Ajayi-Kadir warned that rising electricity tariffs are driving up production costs and product prices, making Nigerian products less competitive. He highlighted that energy security is essential for industrial growth, and that without adequate energy supply, Nigeria cannot expect significant industrial development.
The MAN DG argued that tariff increases would worsen inflation, raise production costs, and erode profit margins for manufacturers. He added that these issues could lead to increased unsold inventory, higher unemployment rates, and even force some businesses to shut down.
Ajayi-Kadir pointed to the privatization of the power sector in 2013, which was meant to improve energy security for industrial development. However, he criticized the sector for failing to meet its goals, citing the lack of technical and financial capacity among operators, which has hindered optimal performance.
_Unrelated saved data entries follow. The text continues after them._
# fr34za/multilinear

Measured on NVIDIA B200. Metric: pcs_commit_melem_per_s, higher is better.
Workload: dtype u128

## Files before the change

include/multilinear_b200_instr.h:

```cpp
#ifndef MULTILINEAR_B200_INSTR_H
#define MULTILINEAR_B200_INSTR_H
#include <stddef.h>
#include <stdint.h>

#ifdef __cplusplus
extern "C" {
#endif

void ml_trace_dump(void);

int ml_profile_enable(int on);
int ml_profile_reset(void);
int ml_profile_get(int id, double *total_ms, uint64_t *launches, double *alg_bytes);
int ml_profile_get_max(int id, double *mean_ms, uint64_t *launches, double *alg_bytes);
int ml_microbench(const char *what, size_t n, int iters, double *ms_out, double *work_out);

struct ml_shard;
int ml_shard_phase_ms(const struct ml_shard *sh, double *out, int cap);
struct ml_pcs_shard;
int ml_pcs_shard_phase_ms(const struct ml_pcs_shard *sh, double *out, int cap);
struct ml_bpcs_shard;
int ml_bpcs_shard_phase_ms(const struct ml_bpcs_shard *sh, double *out, int cap);

#ifdef __cplusplus
}
#endif
#endif
```

multilinear_b200/api.py:

```python
import ctypes as C

import numpy as np

from ._lib import MlError, NotPowerOfTwo, NotRsCode, SizeMismatch, check, load

M = 340282366920938463463374557953744961537
LOG_BLOWUP = 1
NUM_QUERIES = 128
_sz = C.c_size_t


def _p(a):
    return C.c_void_p(a.ctypes.data)


def aligned_empty(nbytes, align=64):
    raw = np.empty(nbytes + align, dtype=np.uint8)
    off = (-raw.ctypes.data) % align
    return raw[off:off + nbytes]


def elems_empty(n):
    return aligned_empty(16 * n).reshape(n, 16)

# ... 1028 lines not shown
    def free(self):
        if self.h is not None and self.h.value:
            load().ml_wsumcheck_shard_free(self.h)
        self.h = None

    def __del__(self):
        try:
            self.free()
        except Exception:
            pass


_INSTR = None


def microbench(what, n, iters):
    global _INSTR
    if _INSTR is None:
        import os
        load()
        _INSTR = C.CDLL(os.path.join(os.path.dirname(os.path.abspath(__file__)), "libmlb_instr.so"))
    ms, work = C.c_double(0), C.c_double(0)
    check(_INSTR.ml_microbench(what.encode(), _sz(n), C.c_int(iters), C.byref(ms), C.byref(work)))
    return ms.value, work.value
```

multilinear_b200/csrc/field.cuh:

```cuda
#pragma once
#include <cstdint>
#include <cuda_runtime.h>

namespace mlb {

struct fe {
    uint32_t v[4];
};

#define MLB_C0 0xFFFFFFFFu
#define MLB_C1 0x00002CFFu
#define MLB_M0 0x00000001u
#define MLB_M1 0xFFFFD300u
#define MLB_M2 0xFFFFFFFFu
#define MLB_M3 0xFFFFFFFFu

__device__ __forceinline__ fe fe_zero() { return fe{{0u, 0u, 0u, 0u}}; }
__device__ __forceinline__ fe fe_one() { return fe{{1u, 0u, 0u, 0u}}; }
__device__ __forceinline__ fe fe_from_u4(uint4 x) { return fe{{x.x, x.y, x.z, x.w}}; }
__device__ __forceinline__ uint4 fe_to_u4(fe a) { return make_uint4(a.v[0], a.v[1], a.v[2], a.v[3]); }
__device__ __forceinline__ fe fe_load(const fe* p) { return fe_from_u4(*reinterpret_cast<const uint4*>(p)); }
__device__ __forceinline__ fe fe_load_nc(const fe* p) { return fe_from_u4(__ldg(reinterpret_cast<const uint4*>(p))); }
__device__ __forceinline__ void fe_store(fe* p, fe a) { *reinterpret_cast<uint4*>(p) = fe_to_u4(a); }
__device__ __forceinline__ bool fe_eq(fe a, fe b) {
// ... 83 lines not shown
    uint32_t y0 = x0, y1 = x1, y2 = x2, y3 = x3, k1, q0, q1, q2, k2;
    asm("mad.lo.cc.u32 %0, %5, %7, %0; madc.hi.cc.u32 %1, %5, %7, %1; madc.lo.cc.u32 %2, %6, %8, %2; madc.hi.cc.u32 %3, %6, %8, %3; addc.u32 %4, 0, 0;"
        : "+r"(y0), "+r"(y1), "+r"(y2), "+r"(y3), "=&r"(k1) : "r"(x4), "r"(x5), "r"(c0), "r"(c1));
    asm("mul.lo.u32 %0, %3, %5; mul.hi.u32 %1, %3, %5; mad.lo.cc.u32 %0, %4, %6, %0; madc.hi.cc.u32 %1, %4, %6, %1; addc.u32 %2, 0, 0;"
        : "=&r"(q0), "=&r"(q1), "=&r"(q2) : "r"(x4), "r"(x5), "r"(c1), "r"(c0));
    asm("add.cc.u32 %0, %0, %4; addc.cc.u32 %1, %1, %5; addc.cc.u32 %2, %2, %6; addc.u32 %3, 0, 0;"
        : "+r"(y1), "+r"(y2), "+r"(y3), "=&r"(k2) : "r"(q0), "r"(q1), "r"(q2));
    uint32_t m = 0u - (k1 + k2);
    asm("add.cc.u32 %0, %0, %4; addc.cc.u32 %1, %1, %5; addc.cc.u32 %2, %2, 0; addc.u32 %3, %3, 0;"
        : "+r"(y0), "+r"(y1), "+r"(y2), "+r"(y3) : "r"(m & c0), "r"(m & c1));
    return fe_new(fe{{y0, y1, y2, y3}});
}


#define MLB_K45 11520u
__device__ __forceinline__ fe fe_reduce_wide_v2(const uint32_t p[8]) {
    uint32_t a1 = p[1], a2 = p[2], a3 = p[3], a4, a5, x0, x1, x2, x3, x4, x5;
    const uint32_t k = MLB_K45;
    asm("mad.lo.cc.u32 %0, %4, %6, %0; madc.hi.cc.u32 %1, %4, %6, %1; madc.lo.cc.u32 %2, %5, %6, %2; madc.hi.u32 %3, %5, %6, 0;"
        : "+r"(a1), "+r"(a2), "+r"(a3), "=&r"(a4) : "r"(p[4]), "r"(p[6]), "r"(k));
    asm("mad.lo.cc.u32 %0, %4, %6, %0; madc.hi.cc.u32 %1, %4, %6, %1; madc.lo.cc.u32 %2, %5, %6, %2; madc.hi.u32 %3, %5, %6, 0;"
        : "+r"(a2), "+r"(a3), "+r"(a4), "=&r"(a5) : "r"(p[5]), "r"(p[7]), "r"(k));
    asm("sub.cc.u32 %0, %6, %12; subc.cc.u32 %1, %7, %13; subc.cc.u32 %2, %8, %14; subc.cc.u32 %3, %9, %15; subc.cc.u32 %4, %10, 0; subc.u32 %5, %11, 0;"
        : "=&r"(x0), "=&r"(x1), "=&r"(x2), "=&r"(x3), "=&r"(x4), "=&r"(x5)
        : "r"(p[0]), "r"(a1), "r"(a2), "r"(a3), "r"(a4), "r"(a5), "r"(p[4]), "r"(p[5]), "r"(p[6]), "r"(p[7]));
    const unsigned long long U = (unsigned long long)x4 * MLB_K45 + ((unsigned long long)(x5 * MLB_K45) << 32);
    uint32_t b1, b2, b3, k1, y0, y1, y2, y3, k2;
    asm("add.cc.u32 %0, %4, %7; addc.cc.u32 %1, %5, %8; addc.cc.u32 %2, %6, 0; addc.u32 %3, 0, 0;"
        : "=&r"(b1), "=&r"(b2), "=&r"(b3), "=&r"(k1) : "r"(x1), "r"(x2), "r"(x3), "r"((uint32_t)U), "r"((uint32_t)(U >> 32)));
    asm("sub.cc.u32 %0, %5, %9; subc.cc.u32 %1, %6, %10; subc.cc.u32 %2, %7, 0; subc.cc.u32 %3, %8, 0; subc.u32 %4, 0, 0;"
        : "=&r"(y0), "=&r"(y1), "=&r"(y2), "=&r"(y3), "=&r"(k2) : "r"(x0), "r"(b1), "r"(b2), "r"(b3), "r"(x4), "r"(x5));
    uint32_t z0, z1, z2, z3, g;
    asm("add.cc.u32 %0, %5, %9; addc.cc.u32 %1, %6, %10; addc.cc.u32 %2, %7, 0; addc.cc.u32 %3, %8, 0; addc.u32 %4, %11, %12;"
        : "=&r"(z0), "=&r"(z1), "=&r"(z2), "=&r"(z3), "=&r"(g)
        : "r"(y0), "r"(y1), "r"(y2), "r"(y3), "r"(MLB_C0), "r"(MLB_C1), "r"(k1), "r"(k2));
    return fe{{g ? z0 : y0, g ? z1 : y1, g ? z2 : y2, g ? z3 : y3}};
}
#ifndef MLB_REDUCE_V
#define MLB_REDUCE_V 2
#endif
template <int V>
__device__ __forceinline__ fe fe_reduce_wide_t(const uint32_t p[8]) { return V == 1 ? fe_reduce_wide_v1(p) : fe_reduce_wide_v2(p); }
__device__ __forceinline__ fe fe_reduce_wide(const uint32_t p[8]) { return fe_reduce_wide_t<MLB_REDUCE_V>(p); }
template <int V>
__device__ __forceinline__ fe fe_mul_t(const fe& a, const fe& b) {
    uint32_t p[8];
    fe_mul_wide(p, a, b);
    return fe_reduce_wide_t<V>(p);
}

__device__ __forceinline__ fe fe_mul(const fe& a, const fe& b) {
    uint32_t p[8];
    fe_mul_wide(p, a, b);
    return fe_reduce_wide(p);
}
__device__ __forceinline__ fe fe_sqr(const fe& a) { return fe_mul(a, a); }

__device__ inline fe fe_pow_u64(fe base, unsigned long long e) {
    fe r = fe_one();
    while (e) {
        if (e & 1ull) r = fe_mul(r, base);
        base = fe_sqr(base);
        e >>= 1;
    }
    return r;
}

struct fe_acc {
    uint32_t w[9];
};
__device__ __forceinline__ void acc_zero(fe_acc& s) {
#pragma unroll
// ... 23 lines not shown
```

multilinear_b200/csrc/internal.h:

```cpp
#pragma once
#include <atomic>
#include <cstdarg>
#include <cstdint>
#include <cstdio>
#include <cstring>
#include <map>
#include <mutex>
#include <vector>

#include <cuda_runtime.h>

#include "../../include/multilinear_b200.h"
#include "../../include/multilinear_b200_instr.h"

namespace mlb {

void set_error(const char* fmt, ...);
extern std::atomic<unsigned long long> g_kernel_launches;
#define MLB_COUNT_LAUNCH() (++::mlb::g_kernel_launches)

#define MLB_CUDA(expr)                                                                          \
    do {                                                                                        \
        cudaError_t _e = (expr);                                                                \
        if (_e != cudaSuccess) {                                                                \
// ... 60 lines not shown
    while (e) { if (e & 1) r = hfe_mul(r, b); b = hfe_mul(b, b); e >>= 1; }
    return r;
}
static inline hfe hfe_inv(hfe a) { return a ? hfe_pow(a, HFE_M - 2) : 0; }
static inline hfe hfe_div(hfe a, hfe b) { return hfe_mul(a, hfe_inv(b)); }
static inline hfe hfe_half(hfe a) { return hfe_mul(a, (HFE_M + 1) >> 1); }
static inline bool hfe_pow2_generator(uint64_t log_size, hfe* out) {
    if (log_size > 40) return false;
    *out = hfe_pow(3, (HFE_M - 1) >> log_size);
    return true;
}
static inline bool is_pow2(size_t n) { return n && !(n & (n - 1)); }
static inline unsigned ilog2(size_t n) { return 63u - (unsigned)__builtin_clzll((unsigned long long)n); }

struct fe;

static const int LO_BITS = 12;
struct RootTables {
    int log_n = 0;
    fe* lo = nullptr;
    fe* hi = nullptr;
    fe* lo_ninv = nullptr;
    hfe gen = 0;
    fe* pass_tw[2][4] = {{nullptr, nullptr, nullptr, nullptr}, {nullptr, nullptr, nullptr, nullptr}};
};
struct Ctx {
    int device = -1;
    cudaStream_t stream = nullptr;
    std::map<int, RootTables> roots;
    std::mutex roots_mu;
    fe* small_fwd = nullptr;
    fe* small_inv = nullptr;
    int sm_count = 148;
};
int get_ctx(Ctx** out);
cudaStream_t lib_stream(Ctx* ctx);
int lib_stream_create(cudaStream_t* out, bool non_blocking);
int lib_stream_destroy(cudaStream_t s);
int get_root_tables(Ctx* ctx, int log_n, cudaStream_t s, const RootTables** out);

int dev_alloc_async(void** p, size_t bytes, cudaStream_t s);
int dev_free_async(void* p, cudaStream_t s);

int ntt_launch(Ctx* ctx, const fe* in, fe* out, int log_n, bool inverse, bool rs_zero_padded, cudaStream_t s, bool bitrev_in = false);
static inline bool ntt_fuses_bitrev(int log_n) { return log_n > 12; }
int powers_launch(Ctx* ctx, int log_n, fe* out, cudaStream_t s);
int bit_reverse_launch(const void* in, void* out, size_t n, size_t elem_bytes, cudaStream_t s);
// ... 81 lines not shown
```

multilinear_b200/csrc/microbench.cu:

```cuda
#include "field.cuh"
#include "internal.h"
#include "sha256.cuh"
#include <cstdlib>
#include <string>

namespace mlb {

template <int MODE, int V = MLB_REDUCE_V>
__global__ void __launch_bounds__(256) mb_field_kernel(fe* out, int iters, fe seed) {
    const unsigned tid = blockIdx.x * blockDim.x + threadIdx.x;
    fe a[4], w = seed;
    w.v[0] ^= tid;
#pragma unroll
    for (int i = 0; i < 4; i++) { a[i] = seed; a[i].v[1] ^= tid * 4 + i; a[i] = fe_new(a[i]); }
    w = fe_new(w);
    for (int it = 0; it < iters; it++) {
#pragma unroll
        for (int i = 0; i < 4; i += (MODE == 0 ? 1 : 2)) {
            if (MODE == 0) a[i] = fe_mul_t<V>(a[i], w);
            else {
                fe v = fe_mul_t<V>(a[i + 1], w), u = a[i];
                a[i] = fe_add(u, v);
                a[i + 1] = fe_sub(u, v);
            }
        }
    }
    fe r = fe_add(fe_add(a[0], a[1]), fe_add(a[2], a[3]));
    if (r.v[0] == 0x12345678u && r.v[3] == 0x9abcdef0u) fe_store(out + tid, r);
}
template <int MODE, int FMA_ADD, int ROT = 0, int MINB = 1>
__global__ void __launch_bounds__(128, MINB) mb_sha_kernel(uint32_t* out, int iters, uint32_t seed) {
    const unsigned tid = blockIdx.x * blockDim.x + threadIdx.x;
    uint32_t h[8], g[8];
#pragma unroll
    for (int i = 0; i < 8; i++) { h[i] = seed + tid * 8 + i; g[i] = seed ^ (tid + i); }
    for (int it = 0; it < iters; it++) {
// ... 30 lines not shown
            if (MODE == 0 || MODE == 5) asm volatile("add.u32 %0, %0, %1;" : "+r"(a[i]) : "r"(b[i]));
            if (MODE == 1 || MODE == 5 || MODE == 6 || MODE == 9) asm volatile("mad.lo.u32 %0, %0, %1, %2;" : "+r"(b[i]) : "r"(m), "r"(a[i]));
            if (MODE == 12 || MODE == 13 || MODE == 14) asm volatile("fma.rn.f64 %0, %0, %1, %2;" : "+d"(fd[i]) : "d"(fm), "d"(fa));
            if (MODE == 14) asm volatile("shf.r.wrap.b32 %0, %0, %0, 7;" : "+r"(a[i]));
            if (MODE == 2 || MODE == 7 || MODE == 13) asm volatile("{\n\t.reg .u32 lo;\n\tcvt.u32.u64 lo, %0;\n\tmad.wide.u32 %0, lo, %1, %0;\n\t}" : "+l"(wd[i]) : "r"(m));
            if (MODE == 10 || MODE == 11) asm volatile("mul.hi.u32 %0, %0, %1;" : "+r"(b[i]) : "r"(m));
            if (MODE == 11) asm volatile("shf.r.wrap.b32 %0, %0, %0, 7;" : "+r"(a[i]));
            if (MODE == 3 || MODE == 6 || MODE == 7 || MODE == 8 || MODE == 9) asm volatile("shf.r.wrap.b32 %0, %0, %0, 7;" : "+r"(a[i]));
            if (MODE == 4 || MODE == 8 || MODE == 9) asm volatile("lop3.b32 %0, %0, %1, %2, 0x96;" : "+r"(b[i]) : "r"(a[i]), "r"(m));
        }
    }
    uint32_t r = 0;
#pragma unroll
    for (int i = 0; i < 8; i++) r += a[i] + b[i] + (uint32_t)wd[i] + (uint32_t)(wd[i] >> 32) + (uint32_t)__double2uint_rz(fd[i]);
    if (r == 0x12345678u) out[tid] = r;
}

__global__ void __launch_bounds__(256) mb_copy_kernel(const uint4* __restrict__ in, uint4* __restrict__ out, size_t n) {
    size_t i = (size_t)blockIdx.x * blockDim.x + threadIdx.x;
    const size_t stride = (size_t)gridDim.x * blockDim.x;
    for (; i < n; i += stride) out[i] = __ldg(in + i);
}

}

using namespace mlb;

extern "C" int ml_microbench(const char* what, size_t n, int iters, double* ms_out, double* work_out) {
    Ctx* ctx;
    MLB_TRY(get_ctx(&ctx));
// ... 4 lines not shown
    void* buf = nullptr;
    const std::string w(what);
    size_t bytes = w == "copy" ? 2 * n : (n + 1024) * 16;
    MLB_CUDA(cudaMalloc(&buf, bytes));
    MLB_CUDA(cudaMemsetAsync(buf, 1, bytes, s));
    fe seed = fe{{0x9e3779b9u, 0x7f4a7c15u, 0xbf58476du, 0x14057b7eu}};
    double best = 1e30;
    for (int rep = 0; rep < 6; rep++) {
        MLB_CUDA(cudaEventRecord(e0, s));
        if (w == "modmul") mb_field_kernel<0><<<(unsigned)((n + 255) / 256), 256, 0, s>>>((fe*)buf, iters, seed);
        else if (w == "butterfly") mb_field_kernel<1><<<(unsigned)((n + 255) / 256), 256, 0, s>>>((fe*)buf, iters, seed);
        else if (w == "modmul_v1") mb_field_kernel<0, 1><<<(unsigned)((n + 255) / 256), 256, 0, s>>>((fe*)buf, iters, seed);
        else if (w == "modmul_v2") mb_field_kernel<0, 2><<<(unsigned)((n + 255) / 256), 256, 0, s>>>((fe*)buf, iters, seed);
        else if (w == "butterfly_v1") mb_field_kernel<1, 1><<<(unsigned)((n + 255) / 256), 256, 0, s>>>((fe*)buf, iters, seed);
        else if (w == "butterfly_v2") mb_field_kernel<1, 2><<<(unsigned)((n + 255) / 256), 256, 0, s>>>((fe*)buf, iters, seed);
        else if (w == "sha_leaf") mb_sha_kernel<0, MLB_SHA_ADD_MASK><<<(unsigned)((n + 127) / 128), 128, 0, s>>>((uint32_t*)buf, iters, 0x1234567u);
        else if (w == "sha_node") mb_sha_kernel<1, MLB_SHA_ADD_MASK><<<(unsigned)((n + 127) / 128), 128, 0, s>>>((uint32_t*)buf, iters, 0x1234567u);
#define MB_SHA_VARIANT(M)                                                                                                              \
        else if (w == "sha_leaf_m" #M) mb_sha_kernel<0, M><<<(unsigned)((n + 127) / 128), 128, 0, s>>>((uint32_t*)buf, iters, 0x1234567u); \
        else if (w == "sha_node_m" #M) mb_sha_kernel<1, M><<<(unsigned)((n + 127) / 128), 128, 0, s>>>((uint32_t*)buf, iters, 0x1234567u);
#define MB_SHA_ROT(M, R)                                                                                                               \
        else if (w == "sha_leaf_m" #M "_r" #R) mb_sha_kernel<0, M, R><<<(unsigned)((n + 127) / 128), 128, 0, s>>>((uint32_t*)buf, iters, 0x1234567u); \
        else if (w == "sha_node_m" #M "_r" #R) mb_sha_kernel<1, M, R><<<(unsigned)((n + 127) / 128), 128, 0, s>>>((uint32_t*)buf, iters, 0x1234567u);
        MB_SHA_ROT(2, 1) MB_SHA_ROT(2, 11) MB_SHA_ROT(2, 111) MB_SHA_ROT(2, 101) MB_SHA_ROT(2, 21) MB_SHA_ROT(2, 121) MB_SHA_ROT(2, 211)
        MB_SHA_ROT(0, 1) MB_SHA_ROT(0, 11) MB_SHA_ROT(0, 111) MB_SHA_ROT(0, 121) MB_SHA_ROT(2, 221) MB_SHA_ROT(0, 211)
        MB_SHA_VARIANT(0) MB_SHA_VARIANT(63) MB_SHA_VARIANT(3) MB_SHA_VARIANT(1) MB_SHA_VARIANT(2) MB_SHA_VARIANT(19) MB_SHA_VARIANT(11)
        MB_SHA_VARIANT(27) MB_SHA_VARIANT(59) MB_SHA_VARIANT(43)
        else if (w.rfind("pipe", 0) == 0) {
            const int mode = atoi(what + 4);
            const unsigned gb = (unsigned)((n + 255) / 256);
// ... 27 lines not shown
    cudaFree(buf);
    cudaEventDestroy(e0);
    cudaEventDestroy(e1);
    *ms_out = best;
    if (w.rfind("modmul", 0) == 0) *work_out = (double)n * iters * 4;
    else if (w.rfind("butterfly", 0) == 0) *work_out = (double)n * iters * 2;
    else if (w == "copy") *work_out = 2.0 * (double)n;
    else if (w.rfind("pipe", 0) == 0) {
        const int mode = atoi(what + 4);
        const int per = (mode <= 4 || mode == 10 || mode == 12) ? 1 : (mode == 9 ? 3 : 2);
        *work_out = (double)n * iters * 8 * per;
    }
    else *work_out = (double)n * iters;
    return ML_OK;
}
```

Nigeria’s installed electricity capacity has remained at around 10,000 megawatts (MW), but the country has consistently struggled to utilize this capacity. Both generating companies (GenCos) and distribution firms (DisCos) face challenges in delivering sufficient electricity. Despite ongoing tariff increases, the quality and consistency of supply have not improved, leading to a decline in electricity supply from 5,909.83GWh in Q2 2023 to 5,612.52GWh in Q2 2024.
Ajayi-Kadir stressed that Nigeria needs more than 30,000MW of electricity to adequately meet the growing demands of businesses and households. He called on the government to assess the cost-reflective tariff model adopted by DisCos and audit their investments in distribution infrastructure to ensure that the power sector operates more efficiently and meets the needs of the country’s economy.
Ajayi-Kadir’s remarks come in the wake of a recent statement by Olu Verheijen, special adviser to President Bola Tinubu on energy, who had mentioned a potential increase in power tariffs by around 66 percent. Verheijen later clarified that her earlier comments had been misrepresented.